Als "Farinet" 1939 in die Kinos kam, wollte die Bevölkerung indes keinen anarchistischen Freiheitshelden sehen. Bereits im Vorjahr hatte "Füsilier Wipf" (Hermann Haller, Leopold Lindtberg) der einheimischen Produktion inhaltlich den Weg gewiesen: Jeder dritte kinomündige Schweizer sah die Geschichte vom Coiffeurgesellen, der sich im Aktivdienst 1914/18 vom Milchbüebli zum Mann wandelt und dabei in einem Mädchen vom Land, das er gegen das 'Stadttüpfi' Rosa tauscht, erst noch die richtige Liebe findet. Allfällige Unstimmigkeiten unter den Kameraden wurden in diesem Film vorzugsweise durch Gesang mit Handorgelbegleitung vertrieben. Den aufkommenden Grenzkoller bändigte in einer längeren Rede der sprach- und ausdruckgewaltige Schauspieler Heinrich Gretler, der mit diesem Auftritt zum Hauptsprecher des Kinos im Dienst der Geistigen Landesverteidigung avancierte. Wenig später, in "Gilberte de Courgenay" (Franz Schnyder, 1941), redete Gretler als Götti Odermatt dem dienstmüden Kanonier Hasler ins Gewissen, und als Landammann Stauffacher führte er im gleichnamigen Film (Leopold Lindtberg, 1941) die fürs erste völlig auf sich allein gestellten Schwyzer in die Schlacht gegen die Habsburger, obschon der Landammann im Film kurz zuvor den eigenen Sohn verloren hatte.
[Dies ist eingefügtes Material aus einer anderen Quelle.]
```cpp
extern "C" int dt_deepfm_train_step(
    const void* idx, int idx_kind, const float* table, const int64_t* row_offset, const int32_t* vocab,
    const float* dense, const float* y, int B, int F, int D, int Nd,
    const float* w_lin, const float* bn_gamma, const float* bn_beta, float* bn_moving_mean,
    float* bn_moving_var, float bn_eps, float bn_momentum, const float* W1, const float* b1, const float* W2,
    const float* b2, const float* w3, const float* w_out, const float* b_out,
    float* logit_out, int64_t* rows_out, float* grad_rows, float* accum, void* workspace, int* oob_count,
    void* dedupe_ws, int64_t dedupe_slots, float grad_rows_scale, int grad_rows_field_major, int phases,
    float embedding_dropout, unsigned* dropout_seed, float dense_input_dropout,
    const float* sample_weight, void* stream) {
    DT_REQUIRE(w_lin, "dt_deepfm_train_step: null pointer");
    return tower_train_step(idx, idx_kind, table, row_offset, vocab, dense, y, B, F, D, Nd, w_lin, bn_gamma, bn_beta,
                            bn_moving_mean, bn_moving_var, bn_eps, bn_momentum, W1, b1, W2, b2, w3, w_out, b_out, logit_out,
                            rows_out, grad_rows, accum, workspace, oob_count, dedupe_ws, dedupe_slots, grad_rows_scale,
                            grad_rows_field_major, phases, embedding_dropout, dropout_seed, dense_input_dropout, sample_weight, stream, nullptr, nullptr, 0);
}

struct StepAdam {
    RowsAdam ad;
    StepDense sd;
    StepChain ch;
};
static int step_adam_args(const char* what, float* table, int D, void* dedupe_ws, int phases, float* adam_m, float* adam_v,
                          int slot_stride, void* adam_state, float lr_t, float beta1, float beta2, float eps, float* dense_p,
                          float* dense_m, float* dense_v, int64_t dense_n, float lr, const void* next_idx,
                          int64_t* next_rows_out, void* next_dedupe_ws, StepAdam* out) {
    DT_REQUIRE(table && adam_m && adam_v, "%s: null pointer", what);
    DT_REQUIRE(dense_n == 0 || (dense_p && dense_m && dense_v && adam_state),
               "%s: the dense half needs the flat buffers and the device step state", what);
    DT_REQUIRE((phases & 0xf) == 2 && dedupe_ws, "%s: a backward step (phases 2) with dedupe_ws", what);
    DT_REQUIRE(slot_stride == D || slot_stride == 2 * D, "%s: slot_stride %d (D or 2 D)", what, slot_stride);
    DT_REQUIRE(((uintptr_t)table | (uintptr_t)adam_m | (uintptr_t)adam_v) % 16 == 0,
               "%s: table / slots must be 16-byte aligned", what);
    out->ad = RowsAdam{table, adam_m, adam_v, slot_stride, adam_state ? adam_state_lr_t(adam_state) : nullptr, lr_t, beta1,
                       beta2, eps, 0};
    out->sd = StepDense{dense_p, dense_m, dense_v, dense_n, adam_state, lr};
    out->ch = StepChain{next_idx, next_rows_out, next_dedupe_ws};
    return DT_OK;
}

extern "C" int dt_deepfm_train_step_adam(
    const void* idx, int idx_kind, float* table, const int64_t* row_offset, const int32_t* vocab,
    const float* dense, const float* y, int B, int F, int D, int Nd,
    const float* w_lin, const float* bn_gamma, const float* bn_beta, float* bn_moving_mean,
    float* bn_moving_var, float bn_eps, float bn_momentum, const float* W1, const float* b1, const float* W2,
    const float* b2, const float* w3, const float* w_out, const float* b_out,
    float* logit_out, int64_t* rows_out, float* grad_rows, float* accum, void* workspace, int* oob_count,
    void* dedupe_ws, int64_t dedupe_slots, int phases, float embedding_dropout, unsigned* dropout_seed, float dense_input_dropout,
    const float* sample_weight,
    float* adam_m, float* adam_v, int slot_stride, void* adam_state, float lr_t, float beta1, float beta2,
    float eps, float* dense_p, float* dense_m, float* dense_v, int64_t dense_n, float lr,
    const void* next_idx, int64_t* next_rows_out, void* next_dedupe_ws, void* stream) {
    DT_REQUIRE(w_lin, "dt_deepfm_train_step_adam: null pointer");
    StepAdam a;
    const int rc = step_adam_args("dt_deepfm_train_step_adam", table, D, dedupe_ws, phases, adam_m, adam_v, slot_stride,
                                  adam_state, lr_t, beta1, beta2, eps, dense_p, dense_m, dense_v, dense_n, lr, next_idx,
                                  next_rows_out, next_dedupe_ws, &a);
    if (rc != DT_OK) return rc;
    return tower_train_step(idx, idx_kind, table, row_offset, vocab, dense, y, B, F, D, Nd, w_lin, bn_gamma, bn_beta,
                            bn_moving_mean, bn_moving_var, bn_eps, bn_momentum, W1, b1, W2, b2, w3, w_out, b_out, logit_out,
                            rows_out, grad_rows, accum, workspace, oob_count, dedupe_ws, dedupe_slots, 1.0f, 0, phases,
                            embedding_dropout, dropout_seed, dense_input_dropout, sample_weight, stream, nullptr, nullptr, 0, &a.ad,
                            dense_n > 0 ? &a.sd : nullptr, &a.ch);
}

extern "C" int dt_dcn_supported(int B, int F, int D, int Nd, int H1, int H2, int L) {
    DeepFmDims dm; int lpr;
    if (!dt_deepfm_supported(B, F, D, Nd, H1, H2) || L < 1 || L > kCrossMax) return 0;
    if (!deepfm_dims(B, F, D, Nd, &dm, &lpr)) return 0;
// ... 76 lines not shown
```
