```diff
+        const uint32_t px = tile_x * 8u + (lane & 7u), py = tile_y * 8u + (lane >> 3);
+        const bool inside = px < L.W && py < L.rows;
+        float* roots = reinterpret_cast<float*>(wbase);
+        if (inside) {
+            auto wave_roots = [&](auto fast_tag, SqrtGuard& guard) {
+#pragma unroll
+                for (uint32_t k = 0; k < S; k++) {
+                    float rr, rg, rb;
+                    sample_roots(fast_tag, wave * S + k, lane, rr, rg, rb, guard);
+                    roots[(3u * k) * 64u + lane] = rr;
+                    roots[(3u * k + 1u) * 64u + lane] = rg;
+                    roots[(3u * k + 2u) * 64u + lane] = rb;
                 }
             };
-            float tr, tg, tb;
             SqrtGuard gamma_guard;
-            sum_samples(TrueTag(), tr, tg, tb, gamma_guard);
-            if (gamma_guard.bad()) sum_samples(FalseTag(), tr, tg, tb, gamma_guard);
+            wave_roots(TrueTag(), gamma_guard);
+            if (gamma_guard.bad()) wave_roots(FalseTag(), gamma_guard);
+        }
+        __syncthreads();
+        if (wave == 0u && inside) {
+            float tr = 0.0f, tg = 0.0f, tb = 0.0f;
+            const float* r = reinterpret_cast<const float*>(smem + V5_POOL) + lane;
+#pragma unroll 1
+            for (uint32_t w = 0; w < (uint32_t)WPT; w++, r += L.wave_dwords) {
+#pragma unroll
+                for (uint32_t k = 0; k < S; k++) {
+                    tr += r[(3u * k) * 64u];
+                    tg += r[(3u * k + 1u) * 64u];
+                    tb += r[(3u * k + 2u) * 64u];
+                }
+            }
             store_pixel(L, blockIdx.z, (size_t)py * L.W + px, tr / 16.0f, tg / 16.0f, tb / 16.0f);
         }
+    } else {
+        for (uint32_t p = tid; p < 64u; p += 64u * WPT) {
+            const uint32_t px = tile_x * 8u + (p & 7u), py = tile_y * 8u + (p >> 3);
+            if (px < L.W && py < L.rows) {
+                auto sum_samples = [&](auto fast_tag, float& tr, float& tg, float& tb, SqrtGuard& guard) {
+                    tr = 0.0f; tg = 0.0f; tb = 0.0f;
+#pragma unroll 4
+                    for (uint32_t s = 0; s < 16u; s++) {
+                        float rr, rg, rb;
+                        sample_roots(fast_tag, s, p, rr, rg, rb, guard);
+                        tr += rr;
+                        tg += rg;
+                        tb += rb;
+                    }
+                };
+                float tr, tg, tb;
+                SqrtGuard gamma_guard;
+                sum_samples(TrueTag(), tr, tg, tb, gamma_guard);
+                if (gamma_guard.bad()) sum_samples(FalseTag(), tr, tg, tb, gamma_guard);
+                store_pixel(L, blockIdx.z, (size_t)py * L.W + px, tr / 16.0f, tg / 16.0f, tb / 16.0f);
+            }
+        }
+    }
+    if constexpr (kClaimInResolve) {
+        if (tid == (WPT > 1 ? 64u : 0u)) open_next_tile();
     }
     if (work.measured && tid == 0u) {
         const unsigned long long dt = __builtin_amdgcn_s_memrealtime() - tile_t0;
@@ -1046,6 +1136,8 @@
         st[2] = ((unsigned long long)n_tiles_done << 32) | n_iter;
 #ifdef RM_JIT_WALK_COUNTER
         st[3] = ((unsigned long long)n_eval << 32) | n_live;
+#elif defined(RM_JIT_HANDOVER_TIMER)
+        st[3] = ((unsigned long long)ho_ticks << 32) | n_live;
 #else
         st[3] = ((unsigned long long)(n_eval != 0u ? n_eval : n_prod) << 32) | n_live;
 #endif
```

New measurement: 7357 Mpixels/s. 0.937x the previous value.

Landesverteidigung I und II
Diese Rollen prägten Gretlers Ruhm als Schauspieler in der Schweiz buchstäblich für Jahrzehnte. Bezeichnenderweise ist ein anderer Filmauftritt aus dieser Zeit, in der Gretler einen knorrigen Aussenseiter spielt, praktisch unbekannt geblieben, jener als Arnold Murer in "Steibruch" (Sigfrit Steiner, 1942): Mit einem Texanerhut bekleidet kehrt Murer aus den USA zurück, wo er zwölf Jahre, wie sich herausstellt, unschuldig im Gefängnis gesessen hat. Oberhalb des Heimatdorfs lässt er sich im verlassenen elterlichen Steinbruch nieder und will fortan mit niemandem mehr etwas zu tun haben. Einzig der Dorfidiot Näppi (gespielt von Max Haufler) darf sich in seiner Nähe aufhalten. Er ist, so erfahren wir allmählich, Murers uneheliches Kind. Murer, dessen Aussenseitertum bereits in der Kleidung mit Dächlikappe und unhelvetischem Overall zum Ausdruck kommt, ist für einmal nicht der Typ mit der harten Schale, "der sich bei günstiger Gelegenheit den Luxus des weichen Kerns leisten wird." Im Gegenteil: Gegen die zudringlichen Honoratioren des Dorfes setzt sich der trotzige Steinbruchbesitzer entschlossen zur Wehr. Näppi reicht ihm zur Verteidigung einen Karabiner, eine innerhalb des alten Schweizer Films geradezu skandalöse Szene.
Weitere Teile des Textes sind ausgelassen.